Адриан покуривает трубку. Антье что-то довязывает. Лисбет, как обычно, в плохом настроении. В гости приплыл Рембрандт. Из Амстердама. Не с пустыми руками, со щедрыми подарками.
– Чего так потратился? – удивляется Адриан. Он привык считать каждый флорин, прижимистый поневоле.
Рембрандт не смог приехать на похороны Геррита. Его успокаивают: мол, ничего страшного, так сложились обстоятельства…
– Лучше расскажи о своем несчастии, – говорит Адриан. – Чего там стряслось?
– А что говорить? Разве писал неясно?
– Письмо письмом. Живое слово важнее. Да оно и понятнее. Лисбет говорит, что твоя Саския – женщина холеная. А им всегда не везет с детьми. То ли дело мы, простые. Мы родим где угодно… Что же все-таки стряслось?
Рембрандт долго молчит. Молчат и они. Ждут. А он не торопится. Ветер свистит. Море где-то шумит…
– Умер, – говорит он наконец, почти не открывая рта. – Назвали его Ромбертусом. По имени ее отца.
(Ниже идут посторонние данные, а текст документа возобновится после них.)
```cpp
#define SMALL16_REQUEST_EPILOGUE()                                                    \
    do {                                                                              \
        if (e_ok) {                                                                   \
            if (p.ep.beta != 0.0f && !p.partial) e_cold = p.C[e_ix];                  \
            if (fuse_adam) {                                                          \
                e_p = p.ep.adam.p[e_ix];                                              \
                e_m = p.ep.adam.m[e_ix];                                              \
                e_v = p.ep.adam.v[e_ix];                                              \
                e_step = adam_dev_step(p.ep.adam);                                    \
            }                                                                         \
            if (p.ep.bias) e_bias = p.ep.bias[ecol];                                  \
        }                                                                             \
    } while (0)
template <bool A_KC, bool B_KC, int NW, bool MASKED, int RM = 16, int RN = 16, bool STAMPED = false, bool EP_LATE = false>
__device__ __forceinline__ void small16_body(const SmallArgs &p, int tile_row, int tile_col, int zslice, float (*red)[64][4],
                                             long long stamp_entry = 0, int stamp_blk_arg = -1) {
    constexpr bool SUB = RM < 16 || RN < 16;
    const int lane = threadIdx.x & 63, wave = threadIdx.x >> 6;
    const int r = lane & 15, g = lane >> 4;
    const int row0 = tile_row * RM, col0 = tile_col * RN;
    const int kbeg_slice = zslice * p.kslice;
    const int kend_slice = min(p.k, kbeg_slice + p.kslice);
    const int kwave = ((kend_slice - kbeg_slice + 16 * NW - 1) / (16 * NW)) * 16;
    const int kbeg = kbeg_slice + wave * kwave;
    const int kend = min(kend_slice, kbeg + kwave);
#ifdef TH_PROFILE
    const int stamp_blk = stamp_blk_arg >= 0 ? stamp_blk_arg : blockIdx.x + gridDim.x * blockIdx.y;
    const int stamp_last = max((kend_slice - kbeg_slice) / kwave - 1, 0) % NW;
    const int stamp_slot = (lane != 0 || stamp_blk >= kFwdProfBlocks) ? -1 : wave == 0 ? 0 : wave == stamp_last ? 1 : -1;
    if constexpr (STAMPED)
        if (stamp_slot >= 0) g_fwd_prof[stamp_blk][stamp_slot][6] = stamp_entry;
#endif
    FWD_STAMP(0);

    const int arow = row0 + (SUB ? r & (RM - 1) : r), bcol = col0 + (SUB ? r & (RN - 1) : r);
    const bool a_ok = (!SUB || r < RM) && arow < p.m, b_ok = (!SUB || r < RN) && bcol < p.n;
    const long a_off = (long)(a_ok ? arow : SUB ? row0 : 0) * p.a_rs;
    const float *ap = p.A + a_off;
    const float *mp = MASKED ? p.Amask + a_off : nullptr;
    const float *bp = p.B + (long)(b_ok ? bcol : SUB ? col0 : 0) * p.b_cs;

    const int ecol = col0 + (lane & 15);
    const bool fuse_adam = p.ep.adam.p != nullptr && p.partial == nullptr;
    const int erow = row0 + (lane >> 4) * 4 + wave;
    const bool e_sub = !SUB || ((lane >> 4) * 4 + wave < RM && (lane & 15) < RN);
    const bool e_ok = wave < 4 && erow < p.m && ecol < p.n && e_sub;
    const long e_ix = e_ok ? (long)erow * p.n + ecol : 0;
    float e_bias = 0.f, e_cold = 0.f, e_p = 0.f, e_m = 0.f, e_v = 0.f, e_step = 0.f;
    if constexpr (!EP_LATE) {
        SMALL16_REQUEST_EPILOGUE();
    }
    constexpr int CH = 4;
    floatx4 acc = {0.f, 0.f, 0.f, 0.f};
    for (int kk0 = kbeg; kk0 < kend; kk0 += 16 * CH) {
        float av[CH][4], bv[CH][4];
#pragma unroll
        for (int c = 0; c < CH; ++c) {
            const int kb = kk0 + 16 * c + g * 4;
            if (A_KC && p.a_vec && kb + 4 <= kend) {
                float4 t = *reinterpret_cast<const float4 *>(ap + kb);
                av[c][0] = t.x; av[c][1] = t.y; av[c][2] = t.z; av[c][3] = t.w;
                if (MASKED) {
                    float4 q = *reinterpret_cast<const float4 *>(mp + kb);
                    av[c][0] = q.x > 0.f ? av[c][0] : 0.f; av[c][1] = q.y > 0.f ? av[c][1] : 0.f;
                    av[c][2] = q.z > 0.f ? av[c][2] : 0.f; av[c][3] = q.w > 0.f ? av[c][3] : 0.f;
                }
            } else {
#pragma unroll
                for (int s = 0; s < 4; ++s) {
                    const bool in = kb + s < kend;
                    float v = in ? ap[(long)(kb + s) * p.a_cs] : 0.f;
                    if (MASKED) v = (in && mp[(long)(kb + s) * p.a_cs] > 0.f) ? v : 0.f;
                    av[c][s] = v;
                }
            }
            if (B_KC && p.b_vec && kb + 4 <= kend) {
                float4 t = *reinterpret_cast<const float4 *>(bp + kb);
                bv[c][0] = t.x; bv[c][1] = t.y; bv[c][2] = t.z; bv[c][3] = t.w;
            } else {
#pragma unroll
                for (int s = 0; s < 4; ++s) bv[c][s] = (kb + s < kend) ? bp[(long)(kb + s) * p.b_rs] : 0.f;
            }
        }
        if (kk0 == kbeg) {
            FWD_STAMP(1);
            FWD_LANDED(av[0][0]);
            FWD_LANDED(bv[0][0]);
            FWD_STAMP(2);
        }
        if constexpr (EP_LATE) {
            if (kk0 == kbeg) SMALL16_REQUEST_EPILOGUE();
        }
#pragma unroll
        for (int c = 0; c < CH; ++c) {
            if (kk0 + 16 * c >= kend) break;
#pragma unroll
            for (int s = 0; s < 4; ++s) {
                const float a = a_ok ? av[c][s] : 0.f;
                const float b = b_ok ? bv[c][s] : 0.f;
                acc = __builtin_amdgcn_mfma_f32_16x16x4f32(a, b, acc, 0, 0, 0);
            }
        }
    }
    if constexpr (EP_LATE) {
        if (kbeg >= kend) SMALL16_REQUEST_EPILOGUE();
    }
    FWD_LANDED(acc[0]);
    FWD_STAMP(3);

    if (!SUB || (g * 4 < RM && r < RN)) {
#pragma unroll
        for (int i = 0; i < 4; ++i) red[wave][lane][i] = acc[i];
    }
    __syncthreads();
    FWD_STAMP(4);
    if (wave < 4 && e_sub) {
        float sum = red[0][lane][wave];
        for (int w = 1; w < NW; ++w) sum += red[w][lane][wave];
        if (e_ok) {
            if (p.partial) {
                p.partial[(long)zslice * p.m * p.n + e_ix] = sum;
            } else {
                float out = p.ep.alpha * sum;
                if (p.ep.beta != 0.0f) out += p.ep.beta * e_cold;
                if (p.ep.bias) out += e_bias;
                if (p.ep.relu) out = out > 0.0f ? out : 0.0f;
                p.C[e_ix] = out;
                if (fuse_adam) {
                    const AdamDev &ad = p.ep.adam;
                    const AdamMV x = adam_moments(ad, e_p, e_m, e_v, out);
                    ad.m[e_ix] = x.m;
                    ad.v[e_ix] = x.v;
                    ad.p[e_ix] = adam_param(ad, e_p, x, e_step);
                }
            }
        }
    }
#ifdef TH_PROFILE
    if constexpr (STAMPED) __builtin_amdgcn_s_waitcnt(0x0F70);
#endif
    FWD_STAMP(5);
}

}
```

Лисбет бросает взгляд, подобный молнии, на Антье. Та поджимает губы – мол, все ясно: будто у Рембрандта не было отца. Будто отец был только у Саскии. Можно подумать, что Ромбертус звучит лучше Хармена.
– … Он родился здоровым. Так казалось. И Тюлп, и Бонус – известные врачи – тоже говорили, что ребенок хорош. А что случилось потом – одному богу ведомо. Он словно бы растаял. Прямо на глазах. Наподобие снежной фигурки.
– А грудью кормили? – с нажимом спрашивает Лисбет.
– Да.
– Кормилица?
– И кормилица.
Антье недоумевает:
– Зачем кормилица, ежели мать молода и здорова?
– У них так положено, – бурчит Лисбет.
– А врачи, стало быть, недоглядели, – так решает Адриан.
– Нет, они очень старались…
– А глаз? – спрашивает Антье.
– Какой глаз? – Рембрандт не понимает, о чем речь.
– Какой? Дурной!.. В Лейдене все бы определили…
– Она очень страдала… – говорит Рембрандт и длиннющей кочергой разгребает золу в камине.
– Еще бы! Мать же… – Антье кончает вязанье. Откладывает в сторону мотки с нитью.
– Мне трудно было смотреть на нее.
– А как теперь?
– Время все лечит, – уныло произносит Антье.
– Вот именно, Антье! – Рембрандт немного оживляется. – Я бы не приехал сюда, если бы не был уверен, что с Саскией ничего плохого не приключится.